= GIVEN RECORDS =
------

# hank-kuo-cs/Volumetric-Primitives-Net

Measured on NVIDIA B200. Metric: primitive-loss fwd+bwd samples/sec, higher is better.
Workload: dtype f32

## Files before the change

### volumetric-primitives-net_b200/csrc/chamfer_tiled.cu

```cuda
#include <cstdlib>
#include <mutex>
#include <type_traits>
#include "common.cuh"

namespace vpn {

enum { MODE_EXACT = 0, MODE_DIFF = 1, MODE_EXPAND = 2, MODE_TC = 3 };

constexpr int kTThreads = 256;
constexpr int kTWarps = kTThreads / 32;
constexpr int kCW = 128;
constexpr int kMaxChunksPerSplit = 64;
constexpr float kBig = 1.0e30f;

__device__ __forceinline__ u64 pk(float a, float b) { u64 r; asm("mov.b64 %0, {%1,%2};" : "=l"(r) : "f"(a), "f"(b)); return r; }
__device__ __forceinline__ void upk(u64 v, float& a, float& b) { asm("mov.b64 {%0,%1}, %2;" : "=f"(a), "=f"(b) : "l"(v)); }
__device__ __forceinline__ u64 add2(u64 a, u64 b) { u64 r; asm("add.rn.f32x2 %0, %1, %2;" : "=l"(r) : "l"(a), "l"(b)); return r; }
__device__ __forceinline__ u64 sub2(u64 a, u64 b) { u64 r; asm("sub.rn.f32x2 %0, %1, %2;" : "=l"(r) : "l"(a), "l"(b)); return r; }
__device__ __forceinline__ u64 mul2(u64 a, u64 b) { u64 r; asm("mul.rn.f32x2 %0, %1, %2;" : "=l"(r) : "l"(a), "l"(b)); return r; }
__device__ __forceinline__ u64 fma2(u64 a, u64 b, u64 c) { u64 r; asm("fma.rn.f32x2 %0, %1, %2, %3;" : "=l"(r) : "l"(a), "l"(b), "l"(c)); return r; }
__device__ __forceinline__ float min3f(float a, float b, float c) { float r; asm("min.f32 %0, %1, %2, %3;" : "=f"(r) : "f"(a), "f"(b), "f"(c)); return r; }
__device__ __forceinline__ float warp_min_f32(float a) { float r; asm volatile("redux.sync.min.f32 %0, %1, 0xffffffff;" : "=f"(r) : "f"(a)); return r; }
__device__ __forceinline__ float inf_f() { return __int_as_float(0x7f800000); }

__device__ __forceinline__ float thr_of(float x, float rel, float abs_) {
  return __fadd_ru(__fmaf_ru(fabsf(x), rel, x), abs_);
}
__device__ __forceinline__ float mode_rel(int mode) {
  return mode == MODE_EXACT ? 9.5367431640625e-07f
       : mode == MODE_DIFF ? 3.814697265625e-06f
                           : 3.0517578125e-05f;
}

__device__ __forceinline__ float exact_d2s(float ax, float ay, float az, float bx, float by, float bz) {
  float dx = __fsub_rn(ax, bx), dy = __fsub_rn(ay, by), dz = __fsub_rn(az, bz);
  return __fadd_rn(__fadd_rn(__fmul_rn(dx, dx), __fmul_rn(dy, dy)), __fmul_rn(dz, dz));
}

template <int R>
struct TiledSmem {
  float4 tile[2][kCW];
  float colw[2][kTWarps][kCW];
  float rs_best[R][kTThreads];
  float rs_thr[R][kTThreads];
  u64 rs_mask[R][kTThreads];
  float red[kTWarps][4];
  float ctr[4];
};
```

------

= PROBLEM TO SOLVE =
All of the data above must be set down again exactly.

= RESULT FOR THIS EXERCISE =
# hank-kuo-cs/Volumetric-Primitives-Net

Measured on NVIDIA B200. Metric: primitive-loss fwd+bwd samples/sec, higher is better.
Workload: dtype f32

## Files before the change

### volumetric-primitives-net_b200/csrc/chamfer_tiled.cu

```cuda
#include <cstdlib>
#include <mutex>
#include <type_traits>
#include "common.cuh"

namespace vpn {

enum { MODE_EXACT = 0, MODE_DIFF = 1, MODE_EXPAND = 2, MODE_TC = 3 };

constexpr int kTThreads = 256;
constexpr int kTWarps = kTThreads / 32;
constexpr int kCW = 128;
constexpr int kMaxChunksPerSplit = 64;
constexpr float kBig = 1.0e30f;

__device__ __forceinline__ u64 pk(float a, float b) { u64 r; asm("mov.b64 %0, {%1,%2};" : "=l"(r) : "f"(a), "f"(b)); return r; }
__device__ __forceinline__ void upk(u64 v, float& a, float& b) { asm("mov.b64 {%0,%1}, %2;" : "=f"(a), "=f"(b) : "l"(v)); }
__device__ __forceinline__ u64 add2(u64 a, u64 b) { u64 r; asm("add.rn.f32x2 %0, %1, %2;" : "=l"(r) : "l"(a), "l"(b)); return r; }
__device__ __forceinline__ u64 sub2(u64 a, u64 b) { u64 r; asm("sub.rn.f32x2 %0, %1, %2;" : "=l"(r) : "l"(a), "l"(b)); return r; }
__device__ __forceinline__ u64 mul2(u64 a, u64 b) { u64 r; asm("mul.rn.f32x2 %0, %1, %2;" : "=l"(r) : "l"(a), "l"(b)); return r; }
__device__ __forceinline__ u64 fma2(u64 a, u64 b, u64 c) { u64 r; asm("fma.rn.f32x2 %0, %1, %2, %3;" : "=l"(r) : "l"(a), "l"(b), "l"(c)); return r; }
__device__ __forceinline__ float min3f(float a, float b, float c) { float r; asm("min.f32 %0, %1, %2, %3;" : "=f"(r) : "f"(a), "f"(b), "f"(c)); return r; }
__device__ __forceinline__ float warp_min_f32(float a) { float r; asm volatile("redux.sync.min.f32 %0, %1, 0xffffffff;" : "=f"(r) : "f"(a)); return r; }
__device__ __forceinline__ float inf_f() { return __int_as_float(0x7f800000); }

__device__ __forceinline__ float thr_of(float x, float rel, float abs_) {
  return __fadd_ru(__fmaf_ru(fabsf(x), rel, x), abs_);
}
__device__ __forceinline__ float mode_rel(int mode) {
  return mode == MODE_EXACT ? 9.5367431640625e-07f
       : mode == MODE_DIFF ? 3.814697265625e-06f
                           : 3.0517578125e-05f;
}

__device__ __forceinline__ float exact_d2s(float ax, float ay, float az, float bx, float by, float bz) {
  float dx = __fsub_rn(ax, bx), dy = __fsub_rn(ay, by), dz = __fsub_rn(az, bz);
  return __fadd_rn(__fadd_rn(__fmul_rn(dx, dx), __fmul_rn(dy, dy)), __fmul_rn(dz, dz));
}

template <int R>
struct TiledSmem {
  float4 tile[2][kCW];
  float colw[2][kTWarps][kCW];
  float rs_best[R][kTThreads];
  float rs_thr[R][kTThreads];
  u64 rs_mask[R][kTThreads];
  float red[kTWarps][4];
  float ctr[4];
};
```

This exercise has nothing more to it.